# Any Good Historical Fiction Recommendations?



## Varin (May 12, 2009)

Please, anything so long as it's not England, I'm tired of Kings and Queens and court intrigue....

*available on the Kindle, please ^^;


----------



## Monique (Jul 31, 2010)

This recent thread had some good recommendations:

http://www.kboards.com/index.php/topic,33870.0.html


----------



## PraiseGod13 (Oct 27, 2008)

Without a doubt.... our very own KB's Jeff Hepple's books!!  You won't be disappointed!!


----------



## tamborine (May 16, 2009)

The Matthew Corbett series by Robert McCammon. http://www.matthewcorbettsworld.com/

It's set in NYC circa 1700.


----------



## history_lover (Aug 9, 2010)

Varin said:


> Please, anything so long as it's not England, I'm tired of Kings and Queens and court intrigue....
> 
> *available on the Kindle, please ^^;


Are you tired of English royalty or royalty in general? Because there were a lot of royal courts outside England...

But I mostly read about European royalty so I can't really recommend anything


----------



## Gordon Ryan (Aug 20, 2010)

Varin said:


> Please, anything so long as it's not England, I'm tired of Kings and Queens and court intrigue....
> 
> *available on the Kindle, please ^^;


The term historical fiction has such a broad chronological connotation that it's far more difficult to place someone's interest. Victorian or Arthurian England is a common theme of course, although you have voiced having had you fill of such. A recent single volume I read was an excellent 300 year romp through New York city and was in fact entitled, New York. As an author myself, I am embarrassed to say I have forgotten the author's name. Another wrinkle on historical fiction is alternate history, where the events of the past are changed somewhat to allow for a different outcome. My favorite author in this regard is Harry Turtledove, a master at deviating from factual history, while maintaining a very plausible outcome, complete with real characters and how they might have acted.

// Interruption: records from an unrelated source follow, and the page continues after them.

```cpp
hipError_t launch_trace_rays_sm(const Scene &sc, const float4 *rays, float4 *hits, uint32_t n, int eps_mode,
                                uint32_t depth, hipStream_t s) {
    if (n == 0) return hipSuccess;
    const PassEps eps = eps_mode == 0 ? PassEps{1e-8f, 1e-6f} : PassEps{1e-4f, 1e-8f};
    const uint32_t per_wg = 4u * WB;
    const dim3 grid((n + per_wg - 1u) / per_wg);
    if (sc.counters)
        hipLaunchKernelGGL(trace_queue_sm<true>, grid, dim3(WB), stack_lds_bytes(depth), s, sc, rays, hits, nullptr,
                           per_wg, n, eps);
    else
        hipLaunchKernelGGL(trace_queue_sm<false>, grid, dim3(WB), stack_lds_bytes(depth), s, sc, rays, hits, nullptr,
                           per_wg, n, eps);
    return hipGetLastError();
}

hipError_t wave_gbuffer(const Scene &sc, const WaveBufs &w, uint4 *gbuf, uint32_t depth, hipStream_t s) {
    if (!tables_fit_lds(sc)) return hipErrorInvalidValue;
    static const bool rootq = ab_knob("GBUF_ROOTQ", 0) != 0;
    if (rootq)
        hipLaunchKernelGGL(wgbuffer<true>, dim3(w.seg_px / WB * w.seg_count), dim3(WB),
                           tables_lds_bytes(sc) + stack_lds_bytes(depth), s, sc,
                           w, gbuf);
    else
        hipLaunchKernelGGL(wgbuffer<false>, dim3(w.seg_px / WB * w.seg_count), dim3(WB),
                           tables_lds_bytes(sc) + stack_lds_bytes(depth), s,
                           sc, w, gbuf);
    return hipGetLastError();
}

hipError_t wave_init_round(const Scene &sc, const WaveBufs &w, int round, const uint4 *gbuf, uint4 *reservoir,
                           hipStream_t s) {
    if (round == 0)
        hipLaunchKernelGGL(winit_start, dim3(w.seg_count), dim3(WB), 0, s, sc, w, gbuf, reservoir);
    else
        hipLaunchKernelGGL(winit_step, dim3(w.seg_count), dim3(WB), 0, s, sc, w, (uint32_t)round, reservoir);
    return hipGetLastError();
}

hipError_t wave_final_round(const Scene &sc, const WaveBufs &w, int round, const uint4 *gbuf, const uint4 *reservoir,
                            float4 *accum, hipStream_t s) {
    if (round == 0)
        hipLaunchKernelGGL(wfinal_start, dim3(w.seg_count), dim3(WB), 0, s, sc, w, gbuf, reservoir, accum);
    else
        hipLaunchKernelGGL(wfinal_step, dim3(w.seg_count), dim3(WB), 0, s, sc, w, (uint32_t)round, reservoir, accum);
    return hipGetLastError();
}

hipError_t wave_final_one(const Scene &sc, const WaveBufs &w, const uint4 *gbuf, const uint4 *reservoir, float4 *accum,
                          uint32_t depth, hipStream_t s) {
    const PassEps eps{1e-4f, 1e-8f};
    const size_t lds = tables_lds_bytes(sc) + stack_lds_bytes(depth);
    static const uint32_t flat_min = (uint32_t)ab_knob("FLAT_MIN_INST", (int)kFlatMinInstances);
    if (PTX_FLAT_INST && sc.n_inst >= flat_min)
        hipLaunchKernelGGL(wfinal_one<true>, dim3(w.seg_count), dim3(WB), lds, s, sc, w, gbuf, reservoir, accum, eps);
    else
        hipLaunchKernelGGL(wfinal_one<false>, dim3(w.seg_count), dim3(WB), lds, s, sc, w, gbuf, reservoir, accum, eps);
    return hipGetLastError();
}

hipError_t wave_final_replay(const Scene &sc, const WaveBufs &w, const uint4 *gbuf, const uint4 *reservoir, float4 *accum,
                             const uint32_t *replay, uint32_t *replay_cnt, uint32_t depth, hipStream_t s) {
    const PassEps eps{1e-4f, 1e-8f};
    const size_t lds = tables_lds_bytes(sc) + stack_lds_bytes(depth);
    static const uint32_t flat_min = (uint32_t)ab_knob("FLAT_MIN_INST", (int)kFlatMinInstances);
    if (PTX_FLAT_INST && sc.n_inst >= flat_min)
        hipLaunchKernelGGL(wfinal_replay<true>, dim3(w.seg_count), dim3(WB), lds, s, sc, w, gbuf, reservoir, accum, replay,
                           replay_cnt, eps);
    else
// ... 31 lines not shown
```

pathtracerdemo_amd/csrc/ptx_wave_common.h:

```cpp
#pragma once
#include "ptx_launch.h"
#include "ptx_shading.h"

namespace ptx {

constexpr uint32_t WB = kBlock;
#ifndef LOGIC_WAVES
#define LOGIC_WAVES 4
#endif
enum : uint32_t { Q_CLOSEST = 0u, Q_VIS = 1u, Q_OCC = 2u };

__device__ __forceinline__ uint32_t wave_scan(uint32_t v, uint32_t &total) { return wave_excl_sum(v, total); }
__device__ __forceinline__ uint32_t wave_alloc(uint32_t *lds_ctr, uint32_t n) {
    uint32_t total;
    const uint32_t excl = wave_scan(n, total);
    uint32_t base = 0u;
    if (__lane_id() == 0u && total) base = atomicAdd(lds_ctr, total);
    base = (uint32_t)__builtin_amdgcn_readfirstlane((int)base);
    return base + excl;
}

struct Seg {
    uint32_t j, round;
    uint32_t pj;
    uint32_t rbase;
    float4 *rays, *res_out;
    const float4 *res_in;
    uint32_t out_sel;
    uint32_t *act_out;
    const uint32_t *act_in;
    uint32_t n_in;
    uint32_t *l_ray, *l_act;
};
__device__ __forceinline__ uint32_t res_sel(const WaveBufs &w, uint32_t round) {
    return w.nres == 3u ? round % 3u : round & 1u;
}
__device__ __forceinline__ float4 *res_buf(const WaveBufs &w, uint32_t round) { return w.res[res_sel(w, round)]; }
__device__ __forceinline__ Seg seg_begin(const WaveBufs &w, uint32_t round, uint32_t *lds) {
    Seg g;
    g.j = w.seg_base + blockIdx.x;
    g.pj = w.seg_phys + g.j;
    g.round = round;
    g.rbase = g.pj * w.ray_stride;
    g.rays = w.rays;
    g.res_out = res_buf(w, round);
    g.res_in = round ? res_buf(w, round - 1u) : w.res[1];
    g.out_sel = res_sel(w, round);
    g.act_out = w.act[round & 1u] + (size_t)g.pj * w.act_stride;
    g.act_in = w.act[(round + 1u) & 1u] + (size_t)g.pj * w.act_stride;
    g.n_in = round ? w.cnt[(2u * (round - 1u)) * w.cnt_stride + g.pj] : 0u;
    g.l_ray = lds;
    g.l_act = lds + 1;
    if (threadIdx.x == 0) { lds[0] = 0u; lds[1] = 0u; }
    if (w.dyn && blockIdx.x == 0 && threadIdx.x < kDynHeads) w.dyn[round * kDynRoundWords + threadIdx.x * kDynStride] = 0u;
    __syncthreads();
    return g;
}
__device__ __forceinline__ void seg_end(const WaveBufs &w, const Seg &g) {
    __syncthreads();
    if (threadIdx.x == 0) {
        w.cnt[(2u * g.round) * w.cnt_stride + g.pj] = *g.l_act;
        w.cnt[(2u * g.round + 1u) * w.cnt_stride + g.pj] = *g.l_ray;
    }
}
__device__ __forceinline__ uint32_t set_tile(const WaveBufs &w, uint32_t v) {
    return v < w.ntile0 ? w.tile0 + v : v - w.ntile0 < w.ntile1 ? w.tile1 + (v - w.ntile0) : 0x3ffffffu;
}
__device__ __forceinline__ uint32_t seg_pixel(const WaveBufs &w, uint32_t j, uint32_t k) {
    const uint32_t s = (k + threadIdx.x) >> 6;
    const uint32_t cl = w.cluster;
    const uint32_t t = set_tile(w, ((s / cl) * w.nseg + j) * cl + s % cl);
    return t * 64u + (threadIdx.x & 63u);
}
__device__ __forceinline__ void seg_keep(const Seg &g, bool keep, uint32_t pix) {
    const uint32_t slot = wave_alloc(g.l_act, keep ? 1u : 0u);
    if (keep) g.act_out[slot] = pix;
}

struct JobLists { uint32_t *l_light; uint32_t stride; };
__device__ __forceinline__ JobLists job_lists(const WaveBufs &w, uint32_t *lds) {
    if (threadIdx.x == 0) lds[2] = 0u;
    return JobLists{lds + 2, w.act_stride};
}
// ... 103 lines not shown
```

Measured before the change: 584.2 Msamples/s.

## Stage instances, materials, lights and light CDF into LDS for shading kernels

```diff
diff --git a/pathtracerdemo_amd/csrc/ptx_api.cpp b/pathtracerdemo_amd/csrc/ptx_api.cpp
--- a/pathtracerdemo_amd/csrc/ptx_api.cpp
+++ b/pathtracerdemo_amd/csrc/ptx_api.cpp
@@ -407,6 +407,8 @@
     sc.insts = (const Inst *)h->d_insts.p;
     sc.mats = (const float4 *)h->d_mats.p;
     sc.tverts = (const float4 *)h->d_tverts.p;
+    sc.lights = sc.S ? sc.S + sc.U[U_OFF_LIGHT] : nullptr;
+    sc.cdf = sc.S ? sc.S + sc.U[U_OFF_CDF] : nullptr;
     sc.n_inst = h->n_inst;
     sc.n_subs = h->n_subs;
     sc.width = h->cfg.width;
diff --git a/pathtracerdemo_amd/csrc/ptx_device.h b/pathtracerdemo_amd/csrc/ptx_device.h
--- a/pathtracerdemo_amd/csrc/ptx_device.h
+++ b/pathtracerdemo_amd/csrc/ptx_device.h
@@ -56,6 +56,8 @@
     const Inst *insts;
     const float4 *mats;
     const float4 *tverts;
+    const uint32_t *lights;
+    const uint32_t *cdf;
     uint32_t n_inst, n_subs;
     uint32_t width, height, row_begin, row_end;
     unsigned long long *counters;
@@ -847,6 +849,44 @@
     return LdsTables{l_subs, l_insts};
 }
 
+constexpr uint32_t kShadeLdsMax = 16384u;
+__host__ __device__ __forceinline__ uint32_t shade_sec(unsigned long long bytes) {
+    return bytes > 0x7fffffffull ? 0x7fffffffu : ((uint32_t)bytes + 15u) & ~15u;
+}
+__host__ __device__ __forceinline__ uint32_t shading_lds_bytes(const Scene &sc) {
+    const unsigned long long nl = sc.U[U_LIGHT_COUNT];
+    const unsigned long long b = (unsigned long long)shade_sec(sc.n_inst * (unsigned long long)sizeof(Inst)) +
+                                 shade_sec(sc.n_subs * 2ull * sizeof(float4)) + shade_sec(nl * STRIDE_LIGHT * 4ull) +
+                                 shade_sec(nl * 4ull);
+    return b > 0x7fffffffull ? 0x7fffffffu : (uint32_t)b;
+}
+__host__ __device__ __forceinline__ bool shading_fits_lds(const Scene &sc) { return shading_lds_bytes(sc) <= kShadeLdsMax; }
+__device__ __forceinline__ Scene stage_shading(const Scene &sc, uint32_t *lds, bool copy) {
+    const uint32_t nl = sc.U[U_LIGHT_COUNT];
+    const uint32_t n_i = sc.n_inst * (uint32_t)(sizeof(Inst) / 16u), n_m = sc.n_subs * 2u;
+    const uint32_t n_l = nl * STRIDE_LIGHT, n_c = nl;
+    uint4 *l_insts = reinterpret_cast<uint4 *>(lds), *l_mats = l_insts + n_i;
+    uint32_t *l_lights = reinterpret_cast<uint32_t *>(l_mats + n_m), *l_cdf = l_lights + ((n_l + 3u) & ~3u);
+    if (copy) {
+        const uint4 *gi = reinterpret_cast<const uint4 *>(sc.insts), *gm = reinterpret_cast<const uint4 *>(sc.mats);
+        for (uint32_t i = threadIdx.x; i < n_i; i += blockDim.x) l_insts[i] = gi[i];
+        for (uint32_t i = threadIdx.x; i < n_m; i += blockDim.x) l_mats[i] = gm[i];
+        for (uint32_t i = threadIdx.x; i < n_l; i += blockDim.x) l_lights[i] = sc.lights[i];
+        for (uint32_t i = threadIdx.x; i < n_c; i += blockDim.x) l_cdf[i] = sc.cdf[i];
+    }
+    Scene t = sc;
+    t.insts = reinterpret_cast<const Inst *>(l_insts);
+    t.mats = reinterpret_cast<const float4 *>(l_mats);
+    t.lights = l_lights;
+    t.cdf = l_cdf;
+    return t;
+}
+template <bool LDS_SHADE>
+__device__ __forceinline__ Scene shading_scene(const Scene &sc, uint32_t *lds, bool copy) {
+    if constexpr (LDS_SHADE) return stage_shading(sc, lds, copy);
+    else return sc;
+}
+
 template <bool COUNT, bool PROF = false>
 __device__ __forceinline__ Hit trace_core(const Scene &sc, Ray ray, PassEps eps, uint32_t *stack, uint32_t stride,
                                           float t_max = 1e10f) {
diff --git a/pathtracerdemo_amd/csrc/ptx_launch.h b/pathtracerdemo_amd/csrc/ptx_launch.h
--- a/pathtracerdemo_amd/csrc/ptx_launch.h
+++ b/pathtracerdemo_amd/csrc/ptx_launch.h
@@ -15,6 +15,13 @@
 #else
 constexpr int ab_knob(const char *, int dflt) { return dflt; }
 #endif
+
+enum : int { SL_INIT_START = 1, SL_INIT_STEP = 2, SL_TEMPORAL_START = 4, SL_JOB_STEP = 16 };
+inline bool shade_from_lds(const Scene &sc, int kernel_bit) {
+    static const int mask = ab_knob("SHADE_LDS", SL_INIT_START | SL_INIT_STEP | SL_TEMPORAL_START | SL_JOB_STEP);
+    return shading_fits_lds(sc) && (mask & kernel_bit) != 0;
+}
+inline size_t shade_lds_bytes(bool staged, const Scene &sc) { return staged ? shading_lds_bytes(sc) : 0u; }
 
 inline size_t stack_lds_bytes(uint32_t depth) { return (size_t)depth * kBlock * sizeof(uint32_t); }
 
diff --git a/pathtracerdemo_amd/csrc/ptx_reuse.hip b/pathtracerdemo_amd/csrc/ptx_reuse.hip
--- a/pathtracerdemo_amd/csrc/ptx_reuse.hip
+++ b/pathtracerdemo_amd/csrc/ptx_reuse.hip
@@ -254,9 +254,11 @@
 #ifndef JOB_STEP_WAVES
 #define JOB_STEP_WAVES 4
 #endif
-__device__ __forceinline__ uint32_t job_step_segment(const Scene &sc, const WaveBufs &w, uint32_t round,
-                                                     const ReuseArgs &A, uint32_t *lds) {
+template <bool LDS_SHADE>
+__device__ __forceinline__ uint32_t job_step_segment(const Scene &gsc, const WaveBufs &w, uint32_t round,
+                                                     const ReuseArgs &A, uint32_t *lds, uint32_t *shade_lds) {
     const JobLists JL = job_lists(w, lds);
+    const Scene sc = shading_scene<LDS_SHADE>(gsc, shade_lds, seg_n_in(w, round) != 0u);
     const Seg g = seg_begin(w, round, lds);
     uint32_t nh;
     const uint32_t n = split_count(g, nh);
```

Historical fiction can be as short as twenty-five years ago, to thousands of years, but most seem to center in the period from seventh or eighth century all the way up to the middle twentieth century. Take your pick. Lots have nothing to do with royalty, English or otherwise.

Gordon Ryan


----------



## Harry Shannon (Jul 30, 2010)

Michael Scharra's "The Killer Angels," "Shogun" by James Clavell and "The Source" by James Michener remain three of my all time favorites. Also loved "Gates of Fire" about ancient Sparta. Brilliant stuff. Oh, and Larry McMurtry's "Lonesome Dove" of course.


----------



## Taborcarn (Dec 15, 2009)

Novelist said:


> A recent single volume I read was an excellent 300 year romp through New York city and was in fact entitled, New York. As an author myself, I am embarrassed to say I have forgotten the author's name.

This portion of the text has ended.